[[ DATA EXTRACT, beginning ]]

template <int kMode>
__device__ __forceinline__ void park(const Hit &h, TraceLds<kMode> &L, uint32_t lane) {
  if constexpr (TraceWords<kMode>::kPark > 0) {
    L.park[0][lane] = h.what == kIntersect ? h.t : __uint_as_float(0x7FC00000u);
    L.park[1][lane] = h.point.x;
    L.park[2][lane] = h.point.y;
    L.park[3][lane] = h.point.z;
    L.park[4][lane] = h.cs;
    L.park[5][lane] = h.normal.x;
    L.park[6][lane] = h.normal.y;
    L.park[7][lane] = h.normal.z;
    if constexpr (TraceWords<kMode>::kPark >= 11) {
      L.park[8][lane] = h.bary.x;
      L.park[9][lane] = h.bary.y;
      L.park[10][lane] = h.bary.z;
    }
  }
}
template <int kMode>
__device__ __forceinline__ Hit parked(TraceLds<kMode> &L, uint32_t lane) {
  Hit h = no_hit();
  if constexpr (TraceWords<kMode>::kPark > 0) {
    h.t = L.park[0][lane];
    h.point = mk(L.park[1][lane], L.park[2][lane], L.park[3][lane]);
    h.cs = L.park[4][lane];
    h.normal = mk(L.park[5][lane], L.park[6][lane], L.park[7][lane]);
    if constexpr (TraceWords<kMode>::kPark >= 11) h.bary = mk(L.park[8][lane], L.park[9][lane], L.park[10][lane]);
    h.what = kIntersect;
  }
  return h;
}

template <int kMode, bool kFast, bool kCount>
__device__ __forceinline__ void trace_segment(const MeshView &m, f3 s, f3 d, bool act, unsigned long long &best,
                                              TraceLds<kMode> &L, uint32_t lane, TraceCtr &ctr) {
  constexpr bool kPark = TraceWords<kMode>::kPark > 0;
  constexpr uint32_t kNo = 0xFFFFFFFFu;
  constexpr int kCap = TraceWords<kMode>::kStackCap;
  constexpr bool kOrder = BZR_TRACE_SHORT == 1;
  best = ~0ull;
  const float amax = fmaxf(fmaxf(fabsf(s.x), fabsf(s.y)), fabsf(s.z));
  bool ovf = false;
  if (act && !(amax <= m.s_max)) {
    ovf = true;
    act = false;
  }
  const bool near_tier = !__any(act && !(amax <= m.s_near));
  const bzr_host::Bvh4Node *nodes = near_tier ? m.nodes_near : m.nodes;
  const bzr_host::Bvh4ObbNode *obb = near_tier ? m.obb_near : m.obb;
  const float4 *leaf = near_tier ? m.leaf_near : m.leaf;
  const f3 inv = mk(safe_inv(d.x), safe_inv(d.y), safe_inv(d.z));
  const f3 sinv = mk(s.x * inv.x, s.y * inv.y, s.z * inv.z);
  int sp = 0;
  uint32_t next = (m.n > 0 && __any(act)) ? 0u : kNo;
  unsigned long long next_hm = 0ull;
  uint32_t scan = kNo;
  uint32_t join = kNo, join_src = 0;
  uint32_t parked_nb = kNo;
  uint32_t ab = (m.n_always && __any(act)) ? 0u : (m.n_always + 63u) / 64u;
  unsigned long long am = 0ull;
  bool bwalk = false;
#if BZR_TRACE_BUNDLE
  uint32_t npend = 0, pi = 0;
  const float4 *kids = near_tier ? m.kids_near : m.kids;
  bool narrow = false;
  if (next != kNo) {
    narrow = bundle_setup_swap(act, s, d, L.bundle, lane) <= kBundleSpread;
    if constexpr (kSplitWalk<kMode>) {
      static_assert(sizeof(L.seen) == 64 * sizeof(uint4), "one uint4 per lane clears the slot set");
      if (narrow && m.split > 1u) reinterpret_cast<uint4 *>(L.seen)[lane] = make_uint4(0u, 0u, 0u, 0u);
    }
    if (lane == 0u) L.stack[0] = 0u;
    sp = 1;
    next = kNo;
    bwalk = true;
  }
#endif
  for (;;) {
    uint32_t ne = 0;
    __builtin_amdgcn_s_setprio(3);
#if BZR_TRACE_BUNDLE
    while (bwalk && ne < kEntries) {
      if (pi < npend) {
        const uint32_t slot = __builtin_amdgcn_readfirstlane(L.pend[pi]);
        ++pi;
        const u32x16 r = *((const cu32x16 *)(uintptr_t)leaf + slot);
        float gt;
        const bool pass = act & planar_gate(leaf_q(r, 0), leaf_q(r, 1), leaf_q(r, 2), leaf_q(r, 3), s, d, gt);
        if (kCount) {
          ++ctr.leaves;
          ctr.gate_tests += popc64(__ballot(act));
        }
        const unsigned long long pm = __ballot(pass);
        if (pm) {
          const uint32_t key = kOrder ? entry_key(gt, pm) : 0u;
          (void)key;
          if (lane == 0u) {
            L.eid[ne] = r[15];
            L.emask[ne] = pm;
#if BZR_TRACE_SHORT == 1
            L.ekey[ne] = key;
#endif
          }
          ++ne;
        }
        continue;
      }
      if (sp == 0) break;
      pi = npend = 0;
      const uint32_t top = __builtin_amdgcn_readfirstlane(L.stack[sp - 1]);
      if (!narrow || (top & bzr_host::kObbFlag)) {
        --sp;
        if (kCount) ++ctr.nodes;
        bool hit[4];
        uint32_t ch[4];
        const f3 linv = mk(safe_inv(d.x), safe_inv(d.y), safe_inv(d.z));
        node_children(nodes, obb, top, act, s, d, mk(s.x * linv.x, s.y * linv.y, s.z * linv.z), linv, hit, ch);
#pragma unroll
        for (int c = 0; c < 4; ++c) {
          const unsigned long long hm = __ballot(hit[c]);
          if (hm == 0ull) continue;
          if (ch[c] & bzr_host::kLeafFlag) {
            if (lane == 0u) L.pend[npend] = ch[c] & ~bzr_host::kLeafFlag;
            ++npend;
          } else if (sp < kCap) {
            if (lane == 0u) L.stack[sp] = ch[c];
            ++sp;
          } else if (lane_bit(hm, lane)) {
            ovf = true;
          }
        }
        continue;
      }
      bool full;
      uint32_t k;
#if BZR_TRACE_WIDE
      if constexpr (kSplitWalk<kMode>)
        npend = bundle_batch<kCap, 16>(near_tier ? m.swide_near : m.swide, L.stack, sp, L.pend, L.bundle, lane, full, k,
                                       0u, m.split > 1u ? L.seen : nullptr);
      else
        npend = bundle_batch<kCap, 16>(near_tier ? m.wide_near : m.wide, L.stack, sp, L.pend, L.bundle, lane, full, k);
#else
      npend = bundle_batch<kCap>(kids, L.stack, sp, L.pend, L.bundle, lane, full, k);
#endif
      if (full) ovf |= act;
      if (kCount) ctr.nodes += k;
    }
#else
    while ((next != kNo || sp > 0) && ne + 4u <= kEntries) {
      const uint32_t node = next != kNo ? next : __builtin_amdgcn_readfirstlane(L.stack[--sp]);
      next = kNo;
      if (kCount) ++ctr.nodes;
      bool hit[4];
      uint32_t ch[4];
      node_children(nodes, obb, node, act, s, d, sinv, inv, hit, ch);
#pragma unroll
      for (int c = 0; c < 4; ++c) {
        const unsigned long long hm = __ballot(hit[c]);
        if (hm == 0ull) continue;
        if (ch[c] & bzr_host::kLeafFlag) {
          const u32x16 r = *((const cu32x16 *)(uintptr_t)leaf + (ch[c] & ~bzr_host::kLeafFlag));
          const float4 g0 = make_float4(__uint_as_float(r[0]), __uint_as_float(r[1]), __uint_as_float(r[2]), __uint_as_float(r[3]));
          const float4 g1 = make_float4(__uint_as_float(r[4]), __uint_as_float(r[5]), __uint_as_float(r[6]), __uint_as_float(r[7]));
          const float4 g2 = make_float4(__uint_as_float(r[8]), __uint_as_float(r[9]), __uint_as_float(r[10]), __uint_as_float(r[11]));
          const float4 g3 = make_float4(__uint_as_float(r[12]), __uint_as_float(r[13]), __uint_as_float(r[14]), 0.0f);
          float gt;
          const bool pass = hit[c] & planar_gate(g0, g1, g2, g3, s, d, gt);
          if (kCount) {
            ++ctr.leaves;
            ctr.gate_tests += popc64(hm);
          }
          const unsigned long long pm = __ballot(pass);
          if (pm) {
            const uint32_t key = kOrder ? entry_key(gt, pm) : 0u;
            (void)key;
            if (lane == 0u) {
              L.eid[ne] = r[15];
              L.emask[ne] = pm;
#if BZR_TRACE_SHORT == 1
              L.ekey[ne] = key;
#endif
            }
            ++ne;
          }
        } else {
          if (next != kNo) {
            if (sp < kCap) L.stack[sp++] = next;
            else if (lane_bit(next_hm, lane)) ovf = true;
          }
          next = ch[c];
          next_hm = hm;
        }
      }
    }
#endif
    while (next == kNo && sp == 0 && ne < kEntries) {
      if (am == 0ull) {
        if (ab * 64u >= m.n_always) break;
        if (ab == 0u && !BZR_TRACE_BUNDLE) bundle_to_lds(act, s, d, L.bundle, lane);
        am = __ballot(always_bundle_keep(m.always, ab * 64u + lane, m.n_always, L.bundle));
        ++ab;
        continue;
      }
      const uint32_t k = (ab - 1u) * 64u + __builtin_ctzll(am);
      am &= am - 1ull;
      uint32_t b;
      float gt;
      const bool pass = always_gate(m.always, k, act, s, d, b, gt);
      if (kCount) {
        ++ctr.leaves;
        ctr.gate_tests += popc64(__ballot(act));
      }
      const unsigned long long pm = __ballot(pass);
      if (pm) {
        const uint32_t key = kOrder ? entry_key(gt, pm) : 0u;
        (void)key;
        if (lane == 0u) {
          L.eid[ne] = b;
          L.emask[ne] = pm;
#if BZR_TRACE_SHORT == 1
          L.ekey[ne] = key;
#endif
        }
        ++ne;
      }
    }
    if (ne == 0u) {
#define BZR_SEG_END break;
      if (scan == kNo) {
        if (!__any(ovf)) BZR_SEG_END
        scan = 0;
        if (kCount) ctr.ovf += popc64(__ballot(ovf));
      }
      bool pass = false;
      for (; scan < m.n; ++scan) {
        const float4 *g = m.planar + 4u * scan;
        pass = ovf && planar_gate(g[0], g[1], g[2], g[3], s, d);
        if (__any(pass)) break;
      }
      if (scan >= m.n) BZR_SEG_END
#undef BZR_SEG_END
      const unsigned long long pm = __ballot(pass);
      if (lane == 0u) {
        L.eid[0] = scan;
        L.emask[0] = pm;
      }
      ne = 1;
      ++scan;
    }
    __builtin_amdgcn_s_setprio(0);
    if (kOrder && ne >= 2u) {
      const uint32_t slot = lane & (kEntries - 1u);
#if BZR_TRACE_SHORT == 1
      const uint32_t ekey = L.ekey[slot];
#else
      const uint32_t ekey = 0u;
#endif
      uint32_t rank = 0;
      for (uint32_t j = 0; j < ne; ++j) {
        const uint32_t kj = (uint32_t)__builtin_amdgcn_readlane((int)ekey, (int)j);
        rank += (kj < ekey || (kj == ekey && j < lane)) ? 1u : 0u;
      }
      const uint32_t id = L.eid[slot];
      const unsigned long long em = L.emask[slot];
      __builtin_amdgcn_wave_barrier();
      if (lane < ne) {
        L.eid[rank] = id;
        L.emask[rank] = em;
      }
      __builtin_amdgcn_wave_barrier();
    }
    for (uint32_t e = 0; e < ne; ++e) {
      const uint32_t b = __builtin_amdgcn_readfirstlane(L.eid[e]);
      const auto hp = uniform_patch(m.full, b);
      const bool run0 = lane_bit(uniform_u64(L.emask[e]), lane);
      const bool joined = join == b;
      const uint32_t sidx = joined ? join_src : b;
      if (joined) join = kNo;
      bool spec = false;
      if (kPark && e + 1u < ne) {
        unsigned long long sm = 0ull;
#pragma unroll
        for (uint32_t side = 0; side < 3u; ++side) {
          const uint32_t nb = __float_as_uint(hp.r[rec::kNeigh + side]);
          const unsigned long long later = __ballot(lane > e && lane < ne && L.eid[lane & (kEntries - 1u)] == nb);
          if (later) sm |= uniform_u64(L.emask[__builtin_ctzll(later)]);
        }
        spec = lane_bit(sm, lane) && !run0 && !joined && parked_nb == kNo;
      }
      if (kCount) {
        ++ctr.rounds;
        ctr.pairs += popc64(__ballot(run0));
        ctr.follows += popc64(__ballot(joined));
      }
      uint32_t what = kNone;
      bool skipped = false;
      if (run0 || joined || spec) {
        const Hit h = patch_intersect<false, kFast>(hp, s, d, joined || spec, PassVote{best, sidx, spec, &skipped});
        if (spec) {
          park(h, L, lane);
          parked_nb = b;
        } else {
          consider(h, sidx, b, best, L, lane);
          if (!joined) what = h.what;
        }
      }
      if (kCount && __any(skipped)) ++ctr.shorts;
      for (uint32_t side = 0; side < 3u; ++side) {
        bool fl = run0 && what == side;
        if (!__any(fl)) continue;
        const uint32_t nb = __float_as_uint(hp.r[rec::kNeigh + side]);
        if (kPark) {
          const bool use = fl && parked_nb == nb;
          if (use) {
            consider(parked(L, lane), b, nb, best, L, lane);
            fl = false;
          }
          if (kCount) ctr.follows += popc64(__ballot(use));
          if (!__any(fl)) continue;
        }
        const unsigned long long later = __ballot(lane > e && lane < ne && L.eid[lane & (kEntries - 1u)] == nb);
        if (later) {
          const unsigned long long fm = uniform_u64(L.emask[__builtin_ctzll(later)]);
          if (fl && join == kNo && !lane_bit(fm, lane)) {
            join = nb;
            join_src = b;
            fl = false;
          }
        }
        if (!__any(fl)) continue;
        if (kCount) {
          ++ctr.rounds;
          ctr.follows += popc64(__ballot(fl));
        }
        const auto pa = uniform_patch(m.full, nb);
        skipped = false;
        if (fl) {
          const Hit h = patch_intersect<false, kFast>(pa, s, d, true, PassVote{best, b, false, &skipped});
          consider(h, b, nb, best, L, lane);
        }
        if (kCount && __any(skipped)) ++ctr.shorts;
      }
    }
  }
}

[[ DATA EXTRACT, end ]]

_WHAT YOU NEED TO DO_. From the records above, reproduce exactly the lines from the one with "const float4 g0" to the one with "const bool pass = always_gate(m.always, k, act, s, d, b, gt);", both included, and no others.

_WRITTEN ANSWER_.
          const float4 g0 = make_float4(__uint_as_float(r[0]), __uint_as_float(r[1]), __uint_as_float(r[2]), __uint_as_float(r[3]));
          const float4 g1 = make_float4(__uint_as_float(r[4]), __uint_as_float(r[5]), __uint_as_float(r[6]), __uint_as_float(r[7]));
          const float4 g2 = make_float4(__uint_as_float(r[8]), __uint_as_float(r[9]), __uint_as_float(r[10]), __uint_as_float(r[11]));
          const float4 g3 = make_float4(__uint_as_float(r[12]), __uint_as_float(r[13]), __uint_as_float(r[14]), 0.0f);
          float gt;
          const bool pass = hit[c] & planar_gate(g0, g1, g2, g3, s, d, gt);
          if (kCount) {
            ++ctr.leaves;
            ctr.gate_tests += popc64(hm);
          }
          const unsigned long long pm = __ballot(pass);
          if (pm) {
            const uint32_t key = kOrder ? entry_key(gt, pm) : 0u;
            (void)key;
            if (lane == 0u) {
              L.eid[ne] = r[15];
              L.emask[ne] = pm;
#if BZR_TRACE_SHORT == 1
              L.ekey[ne] = key;
#endif
            }
            ++ne;
          }
        } else {
          if (next != kNo) {
            if (sp < kCap) L.stack[sp++] = next;
            else if (lane_bit(next_hm, lane)) ovf = true;
          }
          next = ch[c];
          next_hm = hm;
        }
      }
    }
#endif
    while (next == kNo && sp == 0 && ne < kEntries) {
      if (am == 0ull) {
        if (ab * 64u >= m.n_always) break;
        if (ab == 0u && !BZR_TRACE_BUNDLE) bundle_to_lds(act, s, d, L.bundle, lane);
        am = __ballot(always_bundle_keep(m.always, ab * 64u + lane, m.n_always, L.bundle));
        ++ab;
        continue;
      }
      const uint32_t k = (ab - 1u) * 64u + __builtin_ctzll(am);
      am &= am - 1ull;
      uint32_t b;
      float gt;
      const bool pass = always_gate(m.always, k, act, s, d, b, gt);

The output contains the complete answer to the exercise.